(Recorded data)

# # # #

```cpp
template <int DT, int KS, int ACT, bool STATS, int NW, bool BRED = false>
__global__ __launch_bounds__(NW * 64) __attribute__((amdgpu_waves_per_eu((STATS || BRED) ? 3 : 4)))
void gemm_expand_kernel(ExpandArgs p) {
  constexpr int K = KS * 32, LDW = K + EX_PAD, TM = NW * 16;
  extern __shared__ __attribute__((aligned(16))) unsigned char smem_raw[];
  unsigned short* wl = (unsigned short*)smem_raw;
  const int lane = threadIdx.x & 63, wave = threadIdx.x >> 6;
  const int fr = lane & 15, kg = lane >> 4;
  const int xcd = blockIdx.x & 7, slot = blockIdx.x >> 3;
  const int tn = slot % p.col_tiles, g = (slot / p.col_tiles) * 8 + xcd;
  const int n0 = tn * EX_TN;
  if (p.b_kc) {
    constexpr int CPR = K / 8;
    for (int c = threadIdx.x; c < EX_TN * CPR; c += NW * 64) {
      const int nl = c / CPR, kc = c - nl * CPR;
      const ushort8_t v = *(const ushort8_t*)(p.B + (long long)(n0 + nl) * p.ldb + kc * 8);
      *(ushort8_t*)(wl + ex_pos(nl) * LDW + kc * 8) = v;
    }
  } else {
    for (int c = threadIdx.x; c < K * (EX_TN / 8); c += NW * 64) {
      const int k = c >> 4, nc = c & 15;
      const ushort8_t v = *(const ushort8_t*)(p.B + (long long)k * p.ldb + n0 + nc * 8);
#pragma unroll
      for (int e = 0; e < 8; ++e) wl[ex_pos(nc * 8 + e) * LDW + k] = v[e];
    }
  }
  float* mu2 = (float*)(smem_raw + EX_TN * LDW * 2);
  if (BRED) {
    for (int c = threadIdx.x; c < EX_TN; c += NW * 64) { mu2[c] = p.mean2[n0 + c]; mu2[EX_TN + c] = p.rstd2[n0 + c]; }
  }
  __syncthreads();
  float s1[STATS ? 32 : 1], s2[STATS ? 32 : 1];
  if (STATS) {
#pragma unroll
    for (int i = 0; i < 32; ++i) { s1[i] = 0.f; s2[i] = 0.f; }
  }
  float b1[2] = {0.f, 0.f}, b2s[2] = {0.f, 0.f};
  const unsigned short* wrow = wl + fr * LDW + kg * 8;
  const int mrow = wave * 16 + fr;
  ExStream<KS, ACT, BRED> cur;
  cur.load_a(p, g * TM + mrow, kg);
  cur.load_src(p, g * TM + mrow, n0, kg);
  for (int tm = g; tm < p.row_tiles; tm += p.groups) {
    const int m_next = (tm + p.groups) * TM + mrow;
    float4_t acc[8];
#pragma unroll
    for (int b = 0; b < 8; ++b) acc[b] = (float4_t){0.f, 0.f, 0.f, 0.f};
#pragma unroll
    for (int ks = 0; ks < KS; ++ks) {
#pragma unroll
      for (int b = 0; b < 8; ++b) {
        const ushort8_t fw = *(const ushort8_t*)(wrow + b * 16 * LDW + ks * 32);
        acc[b] = ExMfma<DT>::run(fw, cur.fa[ks], acc[b]);
      }
      __builtin_amdgcn_sched_barrier(0);
    }
    cur.load_a(p, m_next, kg);
    ushort8_t outv[4];
    float tg[BRED ? 32 : 1], tx[BRED ? 32 : 1];
    const bool live_cur = cur.live;
    const bool has_cur = ACT == 3 ? cur.has : true;
#pragma unroll
    for (int j = 0; j < 4; ++j) {
// ... 147 lines not shown
  do {                                                                                                                   \
    constexpr int NW_ = KS > 4 ? 8 : 4;                                                                                  \
    DLE_LAUNCH_LDS((gemm_expand_kernel<DT, KS, ACT, ST, NW_>), grid, block, lds_bytes, stream, p);                       \
  } while (0)
#define PICK_ACT(DT, KS)                                              \
  do {                                                                \
    if (stats) { if (act != EX_ACT_NONE) return 0; GO(DT, KS, EX_ACT_NONE, true); } \
    else if (act == EX_ACT_NONE) GO(DT, KS, EX_ACT_NONE, false);                    \
    else if (act == EX_ACT_ADD) GO(DT, KS, EX_ACT_ADD, false);                      \
    else GO(DT, KS, EX_ACT_ADD_MASKED, false);                                      \
  } while (0)
#define PICK_K(DT)                                   \
  do {                                               \
    if (K == 64) PICK_ACT(DT, 2);                    \
    else if (K == 128) PICK_ACT(DT, 4);              \
    else PICK_ACT(DT, 8);                            \
  } while (0)
  if (in_dtype == DLE_F16) PICK_K(DLE_F16); else PICK_K(DLE_BF16);
#undef PICK_K
#undef PICK_ACT
#undef GO
  hipError_t e = hipGetLastError();
  if (e != hipSuccess) { dle_set_error("gemm_expand launch failed: %s", hipGetErrorString(e)); return (int)e + 1000; }
  return 1;
}

extern "C" int dle_gemm_expand_masked_bnred(const void* A, const void* B, void* C, const void* src, const void* bits, const void* t2,
                                            const void* bits2, const float* mean2, const float* rstd2, float* partial,
                                            int64_t partial_bytes, int M, int N, int K, int64_t lda, int64_t ldb, int64_t ldc,
                                            int b_kc, int dtype, hipStream_t stream) {
  if (!dle_gemm_expand_enabled()) return 0;
  const int k256 = dle_env_int("DLE_GEMM_BNRED_K256", 0);
  if (M < 4096 || (K != 64 && K != 128 && !(K == 256 && k256)) || (N % EX_TN) != 0 || N < 2 * K) return 0;
  if (dtype != DLE_F16 && dtype != DLE_BF16) return 0;
  if (!A || !B || !C || !src || !bits || !t2 || !bits2 || !mean2 || !rstd2 || !partial) return 0;
  if (((((uintptr_t)A) | ((uintptr_t)B) | ((uintptr_t)C) | ((uintptr_t)src) | ((uintptr_t)t2) | ((uintptr_t)bits) | ((uintptr_t)bits2)) & 15) != 0 ||
      (lda & 7) || (ldb & 7) || (ldc % EX_TN) != 0)
    return 0;
  ExpandArgs p = {(const unsigned short*)A, (const unsigned short*)B, (unsigned short*)C, (const unsigned short*)src,
                  (const unsigned char*)bits, partial, M, N, K, (long long)lda, (long long)ldb, (long long)ldc, b_kc, 0, 0, 0};
  p.t2 = (const unsigned short*)t2; p.bits2 = (const unsigned char*)bits2; p.mean2 = mean2; p.rstd2 = rstd2;
  const int tmr = ex_rows_per_tile(K);
  p.row_tiles = (M + tmr - 1) / tmr;
  p.col_tiles = N / EX_TN;
  p.groups = dle_gemm_expand_groups(M, N, K);
  if (partial_bytes < (long long)p.groups * 2 * N * 4) return 0;
// ... 50 lines not shown
```

### deeplearningexamples_amd/csrc/gemm_family.h

```cpp
#pragma once
#include "common.h"

#define BM 128
#define BN 128
#define BK 64

enum { ACT_NONE = DLE_ACT_NONE, ACT_RELU = DLE_ACT_RELU, ACT_GELU = DLE_ACT_GELU, ACT_RELU_BWD = DLE_ACT_RELU_BWD,
       ACT_ADD = DLE_ACT_ADD, ACT_GELU_BWD = DLE_ACT_GELU_BWD, ACT_TANH = DLE_ACT_TANH, ACT_TANH_BWD = DLE_ACT_TANH_BWD,
       ACT_ADD_MASKED = DLE_ACT_ADD_MASKED,
       ACT_MUL = DLE_ACT_MUL,
       ACT_GELU_DAUX = DLE_ACT_GELU_DAUX,
       ACT_LAST_PUBLIC = DLE_ACT_GELU_DAUX,
       ACT_RELU_BITS = 11, ACT_RELU_BWD_BITS = 12,
       ACT_ADD_RELU = 13 };

inline bool act_needs_src(int act) {
  return act == ACT_RELU_BWD || act == ACT_ADD || act == ACT_GELU_BWD || act == ACT_TANH_BWD || act == ACT_ADD_MASKED || act == ACT_MUL ||
         act == ACT_ADD_RELU;
}

enum { EX_ACT_NONE = 0, EX_ACT_ADD = 1, EX_ACT_ADD_MASKED = 2 };
inline int expand_act_kind(int act) { return act == ACT_NONE ? EX_ACT_NONE : act == ACT_ADD ? EX_ACT_ADD : EX_ACT_ADD_MASKED; }

inline bool dle_gemm_expand_enabled() { return dle_env_int("DLE_GEMM_EXPAND", 1) != 0; }
// ... 14 lines not shown
  const float th = fast_tanh(k0 * (x + k1 * x2 * x));
  const float hp = 0.5f * (1.0f + th);
  d = hp + 0.5f * x * (1.f - th * th) * k0 * (1.f + 3.f * k1 * x2);
  return x * hp;
}

extern "C" {
int dle_gemm_dma_try(const void* A, const void* B, void* C, void* aux, const float* bias, const void* mask_src, int M, int N, int K,
                     int64_t lda, int64_t ldb, int64_t ldc, int a_kc, int b_kc, int in_dtype, int out_dtype, int act, int splitk,
                     int accumulate, float alpha, void* workspace, int64_t workspace_bytes, hipStream_t stream);
int dle_gemm8_try(const void* A, const void* B, void* C, void* aux, const float* bias, const void* src, int M, int N, int K,
                  int64_t lda, int64_t ldb, int64_t ldc, int a_kc, int b_kc, int in_dtype, int out_dtype, int act, int splitk,
                  int accumulate, float alpha, float* ws, float* stats, hipStream_t stream);
int dle_gemm8_colstats_try(const void* A, const void* B, void* C, int M, int N, int K, int64_t lda, int64_t ldb, int64_t ldc,
                           int dtype, float* stats, hipStream_t stream);
int dle_gemm8_relu_bwd_bits_try(const void* dY, const void* W, void* dX, const void* bits, float* colsum_partial, int M, int N,
                                int K, int64_t lddy, int64_t ldw, int dtype, hipStream_t stream);
int dle_gemm_smallm_try(const void* A, const void* B, void* C, const float* bias, const void* src, int M, int N, int K, int64_t lda,
                        int64_t ldb, int64_t ldc, int in_dtype, int out_dtype, int act_add, int accumulate, float alpha,
                        hipStream_t stream);
int dle_gemm_expand_try(const void* A, const void* B, void* C, const void* src, const void* bits, float* stats, int M, int N, int K,
                        int64_t lda, int64_t ldb, int64_t ldc, int b_kc, int in_dtype, int out_dtype, int act, hipStream_t stream);
int dle_gemm_expand_groups(int M, int N, int K);
int dle_conv3x3_try(const void* x, const void* w, void* y, float* stats, long long stats_bytes, int N, int H, int W, int C, int Ko,
                    int dgrad, int dtype, hipStream_t stream);
int dle_conv3x3_tiles(int N, int H, int W);
int dle_conv3x3_affine_try(const void* x, const void* w, void* y, const float* scale, const float* shift, const void* residual, int N,
                           int H, int W, int C, int Ko, int dtype, int relu, hipStream_t stream);
int dle_conv3x3_wgrad_try(const void* dy, const void* x, float* dw, int N, int H, int W, int C, int Ko, int dtype, int accumulate,
                          void* workspace, int64_t workspace_bytes, hipStream_t stream);
}
int gemm_regs_launch(const void* A, const void* B, void* C, void* aux, const float* bias, const void* mask_src, int M, int N, int K,
                     int64_t lda, int64_t ldb, int64_t ldc, int a_kc, int b_kc, int in_dtype, int out_dtype, int act, int splitk,
                     int accumulate, float alpha, hipStream_t stream);
hipError_t wgrad1x1_fold(const float* ws, float* dw, long long total4, int G, int accumulate, hipStream_t stream);
```

Baseline: 13230 samples/s.

## Add strided-2 conv3x3 fwd/dgrad via parity-plane decomposition and strided 1x1 expand GEMM

Extends the implicit-GEMM conv3x3 kernel with a stride-2 mode. The forward pass walks the four input parity planes, each with its subset of taps. The dgrad pass splits the output by parity class, so each block runs only the 1, 2 or 4 taps that apply to it. A strided 1x1 forward path is added to the expand GEMM by remapping A rows to every other pixel, which avoids the generic GEMM and any gather copy. The intent is to move ResNet's downsampling convolutions off slower generic paths onto the tuned MFMA kernels. The cost is more template instances, heavier address arithmetic, and uneven per-block work in dgrad.

```diff
diff --git a/deeplearningexamples_amd/csrc/conv3x3.hip b/deeplearningexamples_amd/csrc/conv3x3.hip
--- a/deeplearningexamples_amd/csrc/conv3x3.hip
+++ b/deeplearningexamples_amd/csrc/conv3x3.hip
@@ -17,7 +17,7 @@
   int relu;
 };
 
-template <int DT, bool DGRAD, int NT, bool AFF = false>
+template <int DT, bool DGRAD, int NT, bool AFF = false, bool S2 = false>
 __global__ __launch_bounds__(256, 2) void conv3x3_kernel(C3Args p) {
   constexpr int WTN = NT / 32;
   typedef Loader<DGRAD ? 1 : 0, NT, 4> LB;
@@ -28,6 +28,12 @@
   const int fr = lane & 31, fh = lane >> 5;
 
   int bid = blockIdx.x;
+  int ca = 0, cb = 0;
+  if constexpr (S2 && DGRAD) {
+    const int ntiles = p.tiles_m * p.tiles_n, ord = bid / ntiles;
+    bid -= ord * ntiles;
+    ca = (3 - ord) >> 1; cb = (3 - ord) & 1;
+  }
   {
     const int ntiles = p.tiles_m * p.tiles_n;
     const int q = ntiles >> 3, r = ntiles & 7, xcd = bid & 7, loc = bid >> 3;
@@ -35,7 +41,7 @@
   }
   const int tm = bid / p.tiles_n, tn = bid - tm * p.tiles_n;
   const int g0 = tm * C3_MT, n0 = tn * NT;
-  const int f0 = g0 - p.Wp - 1;
+  const int f0 = S2 && DGRAD ? g0 : g0 - p.Wp - 1;
 
   ConvGeom nog;
   nog.H = nog.W = nog.C = nog.P = nog.Q = nog.R = nog.S = nog.stride = nog.Ko = 1; nog.pad = 0;
@@ -56,11 +62,35 @@
       dma16(rs, patch + pc * 512, ok ? off : OOB_OFF);
     }
   };
+  auto issue_plane = [&](int cc, int a, int b) __attribute__((always_inline)) {
+    __amdgpu_buffer_rsrc_t rs = __builtin_amdgcn_make_buffer_rsrc((void*)p.x, 0, 0xFFFFFFE0, 0x00020000);
+    for (int pc = wave; pc < p.pieces; pc += 4) {
+      const int slot = pc * 8 + (lane >> 3), chunk = (lane & 7) ^ swz_kc(slot);
+      const int f = f0 + slot;
+      const int fc = f < 0 ? 0 : f;
+      const int n = fd_div(fc, p.dIMG), rem = fc - n * p.IMG;
+      const int hp = fd_div(rem, p.dWp), wp = rem - hp * p.Wp;
+      const bool ok = f >= 0 && f < p.G && hp >= 1 && wp >= 1 && wp <= p.W;
+      const long long pix = ((long long)n * (2 * p.H) + (2 * (hp - 1) + a)) * (2 * p.W) + (2 * (wp - 1) + b);
+      const unsigned off = (unsigned)((pix * p.CI + cc * 64 + chunk * 8) * 2);
+      dma16(rs, patch + pc * 512, ok ? off : OOB_OFF);
+    }
+  };
   auto issue_b = [&](int cc, int tap, int stage) __attribute__((always_inline)) {
     const unsigned short* base = DGRAD ? p.w + (long long)cc * 64 * ldb + (8 - tap) * p.CO + n0
                                        : p.w + (long long)n0 * ldb + tap * p.CI + cc * 64;
     lb.template issue<0, LB::NP>(base, bst + stage * (NT * 64), wave, 64, 0, nog);
   };
+  auto issue_b_s2d = [&](int cc, int tap, int stage) __attribute__((always_inline)) {
+    lb.template issue<0, LB::NP>(p.w + (long long)cc * 64 * ldb + tap * p.CO + n0, bst + stage * (NT * 64), wave, 64, 0, nog);
+  };
+  auto s2_tap = [&](int a, int b, int t, int& widx, int& off) __attribute__((always_inline)) {
+    const int ri = b ? t >> 1 : t, si = b ? t & 1 : 0;
+    const int r = a ? 2 * ri : 1, s = b ? 2 * si : 1;
+    widx = r * 3 + s;
+    const int sh = (r == 0 ? p.Wp : 0) + (s == 0 ? 1 : 0);
+    off = DGRAD ? sh : p.Wp + 1 - sh;
+  };
 
   float16_t acc[2][WTN];
 #pragma unroll
@@ -71,20 +101,9 @@
       for (int r = 0; r < 16; ++r) acc[i][j][r] = 0.f;
 
   const int nchunks = p.CI >> 6;
-  issue_patch(0);
-  issue_b(0, 0, 0);
   int stage = 0;
-  for (int cc = 0; cc < nchunks; ++cc) {
-    if (cc > 0) {
-      __syncthreads();
-      issue_patch(cc);
-    }
-    int tapoff = 0, tapcol = 0;
-    for (int tap = 0; tap < 9; ++tap) {
-      __builtin_amdgcn_s_waitcnt(0x0F70);
-      __syncthreads();
-      if (tap < 8) issue_b(cc, tap + 1, stage ^ 1);
-      else if (cc + 1 < nchunks) issue_b(cc + 1, 0, stage ^ 1);
+  if constexpr (S2) {
+    auto mma_tap = [&](int tapoff) __attribute__((always_inline)) {
       const unsigned short* tb = bst + stage * (NT * 64);
       int abase[2];
 #pragma unroll
@@ -128,7 +147,107 @@
         });
       }
       stage ^= 1;
-      if (++tapcol == 3) { tapcol = 0; tapoff += p.Wp - 2; } else ++tapoff;
+    };
+    int widx, off;
+    if constexpr (DGRAD) {
+      const int ntap = (ca + 1) * (cb + 1);
+      issue_patch(0);
+      s2_tap(ca, cb, 0, widx, off);
+      issue_b_s2d(0, widx, 0);
+      for (int cc = 0; cc < nchunks; ++cc) {
+        if (cc > 0) {
+          __syncthreads();
+          issue_patch(cc);
+        }
+        for (int t = 0; t < ntap; ++t) {
+          __builtin_amdgcn_s_waitcnt(0x0F70);
+          __syncthreads();
+          if (t + 1 < ntap) { s2_tap(ca, cb, t + 1, widx, off); issue_b_s2d(cc, widx, stage ^ 1); }
+          else if (cc + 1 < nchunks) { s2_tap(ca, cb, 0, widx, off); issue_b_s2d(cc + 1, widx, stage ^ 1); }
+          s2_tap(ca, cb, t, widx, off);
+          mma_tap(off);
+        }
+      }
+    } else {
+      issue_plane(0, 0, 0);
+      issue_b(0, 4, 0);
+      for (int cc = 0; cc < nchunks; ++cc)
+        for (int pl = 0; pl < 4; ++pl) {
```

# # # #

### TASK DETAILS
Looking at each line of the records, count the ones where the word "widx" appears, and report only the count.

### SOLUTION FOR THIS TASK
8